Silva might not be radically improving the Toffees, but he’s come into Goodison Park as the club are only just beginning to right a ship that’s been going awry for several years. They’d be able to get away with that if the league wasn’t the most top-heavy it’s ever been.

Olympiacos might have won the Greek league 107 times in 106 years, but in 2018/19’s Premier League there are six teams worthy of the top four and another sixth worthy of seventh-spot. It’s little wonder then Silva doesn’t quite look so shiny.

That's just woke me up to the fact that we are currently level on points with Bournemouth.


I too used to laugh and roll my eyes at the suggestions of Eddie Howe to manage Everton but if he's level on points with Marco Silva managing an Everton team that's had about 300 million quid spent on it in the past 3 years then not only does that actually absolutely terrify me but makes me think he can't be worse than Silva.

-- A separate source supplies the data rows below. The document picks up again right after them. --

# ZenHKD/ocr-vi-invoice

Measured on AMD Instinct MI355X. Metric: invoice images/sec end-to-end (det+rec), higher is better.
Workload: dtype f16x2

## Files before the change

### ocr_vi_invoice_amd/csrc/attention.hip

```cpp
#include <stdlib.h>

#include "kernels.h"

namespace ocrvi {
OCRVI_RANGE_FLAG_TU()


template <typename T> struct AttnCfg;
template <> struct AttnCfg<float> {
    static constexpr int KROW = 128;
    static constexpr __host__ __device__ int vstride(int NP) { return NP * 4 + 16; }
};
template <> struct AttnCfg<bf16_t> {
    static constexpr int KROW = 64;
    static constexpr __host__ __device__ int vstride(int NP) { return (NP * 2 + 255) / 256 * 256 + 16; }
};
template <> struct AttnCfg<f16_t> : AttnCfg<bf16_t> {};
template <> struct AttnCfg<f16x2_t> : AttnCfg<float> {};

__device__ __forceinline__ int swz64(int row) { return (-(row >> 2)) & 3; }

template <typename T> __device__ __forceinline__ f32x4 mfma16(const uint4& a, const uint4& b, f32x4 c);
template <> __device__ __forceinline__ f32x4 mfma16<bf16_t>(const uint4& a, const uint4& b, f32x4 c) {
    return __builtin_amdgcn_mfma_f32_16x16x32_bf16(__builtin_bit_cast(bf16x8, a), __builtin_bit_cast(bf16x8, b), c, 0, 0, 0);
}
template <> __device__ __forceinline__ f32x4 mfma16<f16_t>(const uint4& a, const uint4& b, f32x4 c) {
    return __builtin_amdgcn_mfma_f32_16x16x32_f16(__builtin_bit_cast(f16x8, a), __builtin_bit_cast(f16x8, b), c, 0, 0, 0);
}

__device__ __forceinline__ void split_pair(float a, float b, unsigned& H, unsigned& L) {
    typedef float f2v __attribute__((ext_vector_type(2)));
    typedef _Float16 h2v __attribute__((ext_vector_type(2)));
    H = __builtin_bit_cast(unsigned, __builtin_convertvector((f2v){a, b}, h2v));
    const float la = fma_mix_lo(-1.0f, H, a), lb = fma_mix_hi(-1.0f, H, b);
    L = __builtin_bit_cast(unsigned, __builtin_convertvector((f2v){la, lb}, h2v));
}

template <typename T, int MAXT, bool MASK, int NWV = 4>
__global__ __launch_bounds__(NWV * 64, (IsSplit<T>::value && MAXT <= 16 && NWV == 8) ? 4 : 1) void attention_kernel(const T* __restrict__ qkv, T* __restrict__ out, int N, int heads, int kbase, int Nk,
                                                                                                               float* __restrict__ po, float2* __restrict__ pml) {
    constexpr int EPC = TypeInfo<T>::EPC;
    constexpr int KROW = AttnCfg<T>::KROW;
    constexpr int CH = KROW / 16;
    extern __shared__ __attribute__((aligned(16))) char smem[];
    const int L = xcd_remap(blockIdx.x, gridDim.x);
    const int h = L % heads, b = L / heads;
    const int D = heads * 32, ld = 3 * D;
    constexpr int NP = ((MAXT + 1) / 2) * 32;
    constexpr int VS = AttnCfg<T>::vstride(NP);
    char* Ks = smem;
    char* Vt = smem + (size_t)NP * KROW;
    const int tid = threadIdx.x, lane = tid & 63, wave = tid >> 6;
    const T* base = qkv + (size_t)b * N * ld + h * 32;

    for (int idx = tid; idx < NP * CH; idx += NWV * 64) {
        const int key = idx / CH, ch = idx % CH;
        uint4 kv = make_uint4(0, 0, 0, 0), vv = make_uint4(0, 0, 0, 0);
        if (key < Nk) {
            kv = *(const uint4*)(base + (size_t)(kbase + key) * ld + D + ch * EPC);
            vv = *(const uint4*)(base + (size_t)(kbase + key) * ld + 2 * D + ch * EPC);
        }
        const int sw = sizeof(T) == 4 ? swz128(key) : swz64(key);
        if constexpr (IsSplit<T>::value) {
            char* kr = Ks + key * KROW + (ch & 1) * 8;
            *(uint2*)(kr + (((ch & ~1) ^ sw) << 4)) = make_uint2(kv.x, kv.y);
            *(uint2*)(kr + (((ch | 1) ^ sw) << 4)) = make_uint2(kv.z, kv.w);
            union { uint4 u; f16_t h[8]; } r;
            r.u = vv;
            const int vo = (key >> 5) * 128 + ((key >> 2) & 3) * 32 + (((key >> 4) & 1) * 4 + (key & 3)) * 2;
#pragma unroll
            for (int e = 0; e < 4; ++e) {
                char* dst = Vt + (ch * 4 + e) * VS + vo;
                *(f16_t*)dst = r.h[e];
                *(f16_t*)(dst + 16) = r.h[4 + e];
            }
        } else {
            *(uint4*)(Ks + key * KROW + ((ch ^ sw) << 4)) = kv;
            union { uint4 u; T e[EPC]; } r;
            r.u = vv;
#pragma unroll
            for (int e = 0; e < EPC; ++e) *(T*)(Vt + (ch * EPC + e) * VS + key * (int)sizeof(T)) = r.e[e];
        }
    }
    __syncthreads();

    const int lr = lane & 15, g = lane >> 4;
    const float c2 = 0.17677669529663687f * 1.4426950408889634f;
    const int NQ = (N + 15) >> 4;
    for (int qt = wave; qt < NQ; qt += NWV) {
        const int q = qt * 16 + lr;
        const bool qok = q < N;
        f32x4 acc[MAXT];
        int lds_off = 0;
        if (MAXT > 8) asm volatile("" : "+v"(lds_off));
        const char* Ksq = Ks + lds_off;
        const char* Vtq = Vt + lds_off;
        if constexpr (sizeof(T) == 4) {
            uint4 qf[2] = {make_uint4(0, 0, 0, 0), make_uint4(0, 0, 0, 0)};
            if (qok) {
                qf[0] = *(const uint4*)(base + (size_t)q * ld + 8 * g);
                qf[1] = *(const uint4*)(base + (size_t)q * ld + 8 * g + 4);
            }
            const int sw = swz128(lr);
            const int o0 = ((2 * g) ^ sw) << 4, o1 = ((2 * g + 1) ^ sw) << 4;
            if constexpr (IsSplit<T>::value) {
                typedef typename Mma<T>::u4v U;
                U qH, qL;
                Mma<T>::regroup(qf[0], qf[1], qH, qL);
                uint4 kq[2][2];
                auto kread = [&](int t, int set) {
                    const char* kr = Ksq + (t * 16 + lr) * KROW;
                    kq[set][0] = *(const uint4*)(kr + o0);
                    kq[set][1] = *(const uint4*)(kr + o1);
                };
                constexpr bool PRE = !(MAXT <= 16 && NWV == 8 && (MASK || MAXT == 16));
                if constexpr (PRE) {
                    kread(0, 0);
                    __builtin_amdgcn_sched_barrier(0);
                }
#pragma unroll
                for (int t = 0; t < MAXT; ++t) {
                    if constexpr (PRE) {
                        if (t + 1 < MAXT) kread(t + 1, (t + 1) & 1);
                        __builtin_amdgcn_sched_barrier(0);
                    } else {
                        kread(t, t & 1);
                    }
                    acc[t] = (f32x4){0.f, 0.f, 0.f, 0.f};
                    const uint4 k0 = kq[t & 1][0], k1 = kq[t & 1][1];
                    const U kH = {k0.x, k0.y, k0.z, k0.w}, kL = {k1.x, k1.y, k1.z, k1.w};
                    Mma<T>::three(kH, kL, qH, qL, acc[t]);
                    if constexpr (PRE) __builtin_amdgcn_sched_barrier(0);
                }
            } else {
#pragma unroll
                for (int t = 0; t < MAXT; ++t) {
                    acc[t] = (f32x4){0.f, 0.f, 0.f, 0.f};
                    const char* kr = Ksq + (t * 16 + lr) * KROW;
                    const uint4 kf0 = *(const uint4*)(kr + o0), kf1 = *(const uint4*)(kr + o1);
                    Mma<T>::half(kf0, qf[0], acc[t]);
                    Mma<T>::half(kf1, qf[1], acc[t]);
                }
            }
        } else {
            uint4 qf = make_uint4(0, 0, 0, 0);
            if (qok) qf = *(const uint4*)(base + (size_t)q * ld + 8 * g);
            const int o0 = (g ^ swz64(lr)) << 4;
#pragma unroll
            for (int t = 0; t < MAXT; ++t) {
                acc[t] = (f32x4){0.f, 0.f, 0.f, 0.f};
                acc[t] = mfma16<T>(*(const uint4*)(Ksq + (t * 16 + lr) * KROW + o0), qf, acc[t]);
            }
        }
        float mx = -INFINITY;
        if constexpr (MASK) {
            int nlim = Nk - 4 * g;
            asm volatile("" : "+v"(nlim));
#pragma unroll
            for (int t = 0; t < MAXT; ++t)
#pragma unroll
                for (int r = 0; r < 4; ++r) acc[t][r] = (t * 16 + r >= nlim) ? -INFINITY : acc[t][r];
        }
#pragma unroll
        for (int t = 0; t < MAXT; ++t)
#pragma unroll
            for (int r = 0; r < 4; ++r) mx = fmaxf(mx, acc[t][r]);
        mx = fmaxf(mx, __shfl_xor(mx, 16));
        mx = fmaxf(mx, __shfl_xor(mx, 32));
        const float nm = -mx * c2 + (IsSplit<T>::value ? 12.0f : 0.0f);
        float sum = 0.f;
        if constexpr (IsSplit<T>::value && !(MASK && MAXT == 16 && NWV == 8)) {
            typedef float f2v __attribute__((ext_vector_type(2)));
            const f2v c2v = {c2, c2}, nmv = {nm, nm};
            f2v sum2 = {0.f, 0.f};
#pragma unroll
            for (int t = 0; t < MAXT; ++t) {
#pragma unroll
                for (int h = 0; h < 2; ++h) {
                    f2v e = __builtin_elementwise_fma((f2v){acc[t][2 * h], acc[t][2 * h + 1]}, c2v, nmv);
                    e[0] = __builtin_amdgcn_exp2f(e[0]);
                    e[1] = __builtin_amdgcn_exp2f(e[1]);
                    sum2 += e;
                    acc[t][2 * h] = e[0];
                    acc[t][2 * h + 1] = e[1];
                }
            }
            sum = sum2[0] + sum2[1];
        } else {
#pragma unroll
            for (int t = 0; t < MAXT; ++t) {
#pragma unroll
                for (int r = 0; r < 4; ++r) {
                    const float p = __builtin_amdgcn_exp2f(__builtin_fmaf(acc[t][r], c2, nm));
                    acc[t][r] = p;
                    if constexpr (sizeof(T) == 4) sum += p;
                }
            }
        }
        f32x4 o[2] = {(f32x4){0.f, 0.f, 0.f, 0.f}, (f32x4){0.f, 0.f, 0.f, 0.f}};
        f32x4 osum = (f32x4){0.f, 0.f, 0.f, 0.f};
        if constexpr (IsSplit<T>::value) {
            constexpr int NS = (MAXT + 1) / 2;
            uint4 vq[2][2][2];
            auto vread = [&](int s, int set) {
#pragma unroll
                for (int dt = 0; dt < 2; ++dt) {
                    const char* vr = Vtq + (dt * 16 + lr) * VS + 128 * s + 32 * g;
                    vq[set][dt][0] = *(const uint4*)vr;
                    vq[set][dt][1] = *(const uint4*)(vr + 16);
                }
            };
            constexpr bool PRE = !(MAXT <= 16 && NWV == 8 && (MASK || MAXT == 16));
            if constexpr (PRE) {
                vread(0, 0);
                __builtin_amdgcn_sched_barrier(0);
            }
#pragma unroll
            for (int s = 0; s < NS; ++s) {
                if constexpr (PRE) {
                    if (s + 1 < NS) vread(s + 1, (s + 1) & 1);
                    __builtin_amdgcn_sched_barrier(0);
                } else {
                    vread(s, s & 1);
                }
                typedef typename Mma<T>::u4v U;
                unsigned h0, h1, h2 = 0u, h3 = 0u, l0, l1, l2 = 0u, l3 = 0u;
                split_pair(acc[2 * s][0], acc[2 * s][1], h0, l0);
                split_pair(acc[2 * s][2], acc[2 * s][3], h1, l1);
                if (2 * s + 1 < MAXT) {
                    const int t1 = 2 * s + 1 < MAXT ? 2 * s + 1 : 0;
                    split_pair(acc[t1][0], acc[t1][1], h2, l2);
                    split_pair(acc[t1][2], acc[t1][3], h3, l3);
                }
                const U pH = {h0, h1, h2, h3}, pL = {l0, l1, l2, l3};
#pragma unroll
                for (int dt = 0; dt < 2; ++dt) {
                    const uint4 v0 = vq[s & 1][dt][0], v1 = vq[s & 1][dt][1];
                    const U vH = {v0.x, v0.y, v0.z, v0.w}, vL = {v1.x, v1.y, v1.z, v1.w};
                    Mma<T>::three(vH, vL, pH, pL, o[dt]);
                }
                if constexpr (PRE) __builtin_amdgcn_sched_barrier(0);
            }
        } else if constexpr (sizeof(T) == 4) {
#pragma unroll
            for (int t = 0; t < MAXT; ++t) {
#pragma unroll
                    for (int dt = 0; dt < 2; ++dt) {
                        const float4 vf = *(const float4*)(Vtq + (dt * 16 + lr) * VS + (t * 16 + 4 * g) * 4);
                        o[dt] = __builtin_amdgcn_mfma_f32_16x16x4f32(vf.x, acc[t][0], o[dt], 0, 0, 0);
                        o[dt] = __builtin_amdgcn_mfma_f32_16x16x4f32(vf.y, acc[t][1], o[dt], 0, 0, 0);
                        o[dt] = __builtin_amdgcn_mfma_f32_16x16x4f32(vf.z, acc[t][2], o[dt], 0, 0, 0);
                        o[dt] = __builtin_amdgcn_mfma_f32_16x16x4f32(vf.w, acc[t][3], o[dt], 0, 0, 0);
                    }
                }
        } else {
            const T one = from_f32<T>(1.0f);
            union { T e[8]; uint4 u; } ones;
#pragma unroll
            for (int r = 0; r < 8; ++r) ones.e[r] = one;
#pragma unroll
            for (int s = 0; s < (MAXT + 1) / 2; ++s) {
                    union { T e[8]; uint4 u; } pf;
#pragma unroll
                    for (int r = 0; r < 4; ++r) {
                        pf.e[r] = from_f32<T>(acc[2 * s][r]);
                        pf.e[4 + r] = (2 * s + 1 < MAXT) ? from_f32<T>(acc[2 * s + 1 < MAXT ? 2 * s + 1 : 0][r]) : from_f32<T>(0.f);
                    }
                    osum = mfma16<T>(ones.u, pf.u, osum);
#pragma unroll
                    for (int dt = 0; dt < 2; ++dt) {
                        const char* vr = Vtq + (dt * 16 + lr) * VS + (32 * s + 4 * g) * 2;
                        const uint2 lo = *(const uint2*)vr, hi = *(const uint2*)(vr + 32);
                        o[dt] = mfma16<T>(make_uint4(lo.x, lo.y, hi.x, hi.y), pf.u, o[dt]);
                    }
                }
        }
        if constexpr (sizeof(T) == 4) {
            sum += __shfl_xor(sum, 16);
            sum += __shfl_xor(sum, 32);
        } else {
            sum = osum[0];
        }
        if (po) {
            if (qok) {
                float* prow = po + ((size_t)b * N + q) * D + h * 32 + 4 * g;
#pragma unroll
                for (int dt = 0; dt < 2; ++dt) *(float4*)(prow + dt * 16) = make_float4(o[dt][0], o[dt][1], o[dt][2], o[dt][3]);
                if (g == 0) pml[((size_t)b * heads + h) * N + q] = make_float2(mx, sum);
            }
            continue;
        }
        const float inv = 1.f / sum;
        if (qok) {
            T* orow = out + ((size_t)b * N + q) * D + h * 32 + 4 * g;
#pragma unroll
            for (int dt = 0; dt < 2; ++dt) {
                if constexpr (sizeof(T) == 4) {
                    const float ov[4] = {o[dt][0] * inv, o[dt][1] * inv, o[dt][2] * inv, o[dt][3] * inv};
                    store4<T>(orow + dt * 16, ov);
                } else {
                    union { T e[4]; uint2 u; } pk;
#pragma unroll
                    for (int r = 0; r < 4; ++r) pk.e[r] = from_f32<T>(o[dt][r] * inv);
                    *(uint2*)(orow + dt * 16) = pk.u;
                }
            }
        }
    }
}
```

Nice one Everton, I think I need a cold shower now.

Oh, and that last line is a killer as well.
 

Give him until Christmas next season. The rest of this season to show us if he has the chops to manage his way out of this mess.

Until Christmas next season will give him the summer transfer window and a full preseason to implement his tactics and philosophy(if they exist). If things don’t improve, there’s the door.